***** SOURCE DATA

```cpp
struct Lin {
  half_t* w = nullptr;
  const float* bias = nullptr;
  int N = 0, K = 0, Kpad = 0;
  const float* w32 = nullptr;
};
struct LNp { const float* g = nullptr; const float* b = nullptr; int D = 0; };
struct QLin {
  int8_t* w = nullptr;
  int32_t* colsum = nullptr;
  int32_t* wzp = nullptr;
  float* wscale = nullptr;
  int32_t* dz = nullptr;
  const float* bias = nullptr;
  int N = 0, K = 0, Kpad = 0;
};
struct QAct { int8_t* a = nullptr; int32_t* rowsum = nullptr; float* params = nullptr; };
struct EncLayer {
  LNp norm1, norm2; Lin qkv, out, w1, w2; float* fsmn_wT = nullptr; int d_in = 512;
  half_t* qkv_p = nullptr; float* qkv_bias_p = nullptr;
// ... 131 lines not shown
  void op_vad_segments(const int32_t* levels, const int32_t* T, int B, int ld, int n_mels, const pf_vad_config* cfg, int32_t* seg,
                       int cap, int32_t* n);
  void op_ctc_collapse(const int64_t* ids, const float* scores, const int32_t* lens, int B, int T, int blank, int64_t* ids_out,
                       int32_t* first_out, int32_t* last_out, float* score_out, int cap, int32_t* n_out);
  void online_encoder(const float* speech, int B, int Tc, float* enc_out, float* alphas_out);
  void online_decoder(const float* enc, int B, int Tc, const float* embeds, int L, const int32_t* embeds_len,
                      const float* caches_in, float* logits_out, int64_t* ids_out, float* caches_out);
  int dec_layers() const { return (int)dec_.layers.size(); }

  void op_lfr_cmvn_pad(const float* const* fbank, const int32_t* t80, int B, int sentinel, float* out,
                       int64_t cap, int32_t* tmax);
  void op_fbank_batch(const float* const* samples, const int64_t* n, int B, float* out, int64_t cap, int32_t* t80);
  void op_argmax(const float* x, int64_t rows, int V, int64_t* ids);
  void op_gemm(const float* A, const float* W, const float* bias, int M, int N, int K, int epi, float* C);
  void op_gemm_ex(const pf_gemm_desc& d, const float* A, const float* W, float* C);
  void op_linear32(const float* x, const float* W, const float* bias, const float* resid, int M, int N, int K, bool relu, float* y);
  void op_ffn32(const float* x, const float* W1, const float* b1, const float* W2, const float* b2, int M, int D, int F, float* y);
  void op_gemm_rc(const pf_gemm_rc_desc& d, const float* A, const float* W, float* x_out, float* n16_out, float* n32_out);
  void op_qlinear(const float* x, const float* W, const float* bias, int M, int N, int K, int relu, int x_is_f16, float* y,
                  uint8_t* xq_out, float* aparams_out, uint8_t* wq_out, float* wscale_out, int32_t* wzp_out);
  void op_dec_ffn_fused(const pf_dec_ffn_desc& ds, float* t_out, float* n_out, float* x_out);
  void op_ffn_fused(const float* x, const float* w1, const float* b1, const float* w2, const float* b2, const float* resid,
                    const float* g, const float* be, int M, float* x_out, float* n16_out, const pf_attn_ffn_desc* op = nullptr);
  void op_ffn(const float* x, const float* w1, const float* b1, const float* w2, const float* b2, const float* resid,
              int M, int D, int F, float* y);
  void op_fsmn_enc(const float* v, const float* w, int B, int T, int D, int k, float* y);
  void op_fsmn_dec(const float* tn, const float* w, const int32_t* token_num, int B, int L, int D, int k, float* x);
  void op_lstm(const float* xg, const float* whh, int B, int T3, int D, int ndir, int form, float* hout);
  void op_us_peak(const float* hout, const float* w, const float* b0, float smooth, float noise, const int32_t* token_num, float thr,
                  int B, int T3, int W, float* alphas_raw, float* alphas, float* peak);
// ... 106 lines not shown
  hipStream_t stream_ = nullptr;
  int32_t* plan_host_ = nullptr; int32_t* plan_host_dev_ = nullptr; int plan_host_cap_ = 0;
  void ensure_plan_host(int B);
  void export_plan(int B);
  int32_t read_back_plan(int B);
  hipStream_t aux_stream_ = nullptr;
  hipEvent_t ev_scan_ = nullptr;
  hipStream_t ts_stream_ = nullptr;
  hipEvent_t ev_ts_ = nullptr, ev_enc_ = nullptr;
  bool ts_pending_ = false, ts_defer_copy_ = false;
  size_t ts_copy_floats_ = 0;
  void join_ts();
  void own_hardware_queue_ts();
  void own_hardware_queue();
  bool dec_mid_ = true;
  int ffn_fused_min_rows_ = 1200;
  int qkv_split_min_tiles_ = 256;
  int qkv_split_min_fill_ = 60;
  int cus_ = 256;
  unsigned* lstm_err_ = nullptr;
  void check_async_errors();
  void attention32(const float* q, int64_t q_bs, int q_rs, const float* k, int64_t k_bs, int k_rs, const float* v, int64_t v_bs, int v_rs,
                   float* o, int64_t o_bs, int o_rs, int B, int H, int Lq, int Lk, bool only_operand = false);
  void layernorm32(const float* x, int M, int D, const LNp& ln, float* xn);
  bool x3a_pair_only_ = false;
  bool x3_mode_ = false;
  void x3_forget(const float* W);
  std::map<std::pair<const float*, int>, half_t*> x3w_;
  DevBuf ws_x3a_, ws_x3t_, ws_x3h_;
  bool x3_pair_live_ = false; int x3_pair_M_ = 0, x3_pair_K_ = 0;
// ... 124 lines not shown
```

**********

* [AIM OF THE TASK]: Give the records again, exactly as they appear.

* [RESPONSE BELOW]:
```cpp
struct Lin {
  half_t* w = nullptr;
  const float* bias = nullptr;
  int N = 0, K = 0, Kpad = 0;
  const float* w32 = nullptr;
};
struct LNp { const float* g = nullptr; const float* b = nullptr; int D = 0; };
struct QLin {
  int8_t* w = nullptr;
  int32_t* colsum = nullptr;
  int32_t* wzp = nullptr;
  float* wscale = nullptr;
  int32_t* dz = nullptr;
  const float* bias = nullptr;
  int N = 0, K = 0, Kpad = 0;
};
struct QAct { int8_t* a = nullptr; int32_t* rowsum = nullptr; float* params = nullptr; };
struct EncLayer {
  LNp norm1, norm2; Lin qkv, out, w1, w2; float* fsmn_wT = nullptr; int d_in = 512;
  half_t* qkv_p = nullptr; float* qkv_bias_p = nullptr;
// ... 131 lines not shown
  void op_vad_segments(const int32_t* levels, const int32_t* T, int B, int ld, int n_mels, const pf_vad_config* cfg, int32_t* seg,
                       int cap, int32_t* n);
  void op_ctc_collapse(const int64_t* ids, const float* scores, const int32_t* lens, int B, int T, int blank, int64_t* ids_out,
                       int32_t* first_out, int32_t* last_out, float* score_out, int cap, int32_t* n_out);
  void online_encoder(const float* speech, int B, int Tc, float* enc_out, float* alphas_out);
  void online_decoder(const float* enc, int B, int Tc, const float* embeds, int L, const int32_t* embeds_len,
                      const float* caches_in, float* logits_out, int64_t* ids_out, float* caches_out);
  int dec_layers() const { return (int)dec_.layers.size(); }

  void op_lfr_cmvn_pad(const float* const* fbank, const int32_t* t80, int B, int sentinel, float* out,
                       int64_t cap, int32_t* tmax);
  void op_fbank_batch(const float* const* samples, const int64_t* n, int B, float* out, int64_t cap, int32_t* t80);
  void op_argmax(const float* x, int64_t rows, int V, int64_t* ids);
  void op_gemm(const float* A, const float* W, const float* bias, int M, int N, int K, int epi, float* C);
  void op_gemm_ex(const pf_gemm_desc& d, const float* A, const float* W, float* C);
  void op_linear32(const float* x, const float* W, const float* bias, const float* resid, int M, int N, int K, bool relu, float* y);
  void op_ffn32(const float* x, const float* W1, const float* b1, const float* W2, const float* b2, int M, int D, int F, float* y);
  void op_gemm_rc(const pf_gemm_rc_desc& d, const float* A, const float* W, float* x_out, float* n16_out, float* n32_out);
  void op_qlinear(const float* x, const float* W, const float* bias, int M, int N, int K, int relu, int x_is_f16, float* y,
                  uint8_t* xq_out, float* aparams_out, uint8_t* wq_out, float* wscale_out, int32_t* wzp_out);
  void op_dec_ffn_fused(const pf_dec_ffn_desc& ds, float* t_out, float* n_out, float* x_out);
  void op_ffn_fused(const float* x, const float* w1, const float* b1, const float* w2, const float* b2, const float* resid,
                    const float* g, const float* be, int M, float* x_out, float* n16_out, const pf_attn_ffn_desc* op = nullptr);
  void op_ffn(const float* x, const float* w1, const float* b1, const float* w2, const float* b2, const float* resid,
              int M, int D, int F, float* y);
  void op_fsmn_enc(const float* v, const float* w, int B, int T, int D, int k, float* y);
  void op_fsmn_dec(const float* tn, const float* w, const int32_t* token_num, int B, int L, int D, int k, float* x);
  void op_lstm(const float* xg, const float* whh, int B, int T3, int D, int ndir, int form, float* hout);
  void op_us_peak(const float* hout, const float* w, const float* b0, float smooth, float noise, const int32_t* token_num, float thr,
                  int B, int T3, int W, float* alphas_raw, float* alphas, float* peak);
// ... 106 lines not shown
  hipStream_t stream_ = nullptr;
  int32_t* plan_host_ = nullptr; int32_t* plan_host_dev_ = nullptr; int plan_host_cap_ = 0;
  void ensure_plan_host(int B);
  void export_plan(int B);
  int32_t read_back_plan(int B);
  hipStream_t aux_stream_ = nullptr;
  hipEvent_t ev_scan_ = nullptr;
  hipStream_t ts_stream_ = nullptr;
  hipEvent_t ev_ts_ = nullptr, ev_enc_ = nullptr;
  bool ts_pending_ = false, ts_defer_copy_ = false;
  size_t ts_copy_floats_ = 0;
  void join_ts();
  void own_hardware_queue_ts();
  void own_hardware_queue();
  bool dec_mid_ = true;
  int ffn_fused_min_rows_ = 1200;
  int qkv_split_min_tiles_ = 256;
  int qkv_split_min_fill_ = 60;
  int cus_ = 256;
  unsigned* lstm_err_ = nullptr;
  void check_async_errors();
  void attention32(const float* q, int64_t q_bs, int q_rs, const float* k, int64_t k_bs, int k_rs, const float* v, int64_t v_bs, int v_rs,
                   float* o, int64_t o_bs, int o_rs, int B, int H, int Lq, int Lk, bool only_operand = false);
  void layernorm32(const float* x, int M, int D, const LNp& ln, float* xn);
  bool x3a_pair_only_ = false;
  bool x3_mode_ = false;
  void x3_forget(const float* W);
  std::map<std::pair<const float*, int>, half_t*> x3w_;
  DevBuf ws_x3a_, ws_x3t_, ws_x3h_;
  bool x3_pair_live_ = false; int x3_pair_M_ = 0, x3_pair_K_ = 0;
// ... 124 lines not shown
```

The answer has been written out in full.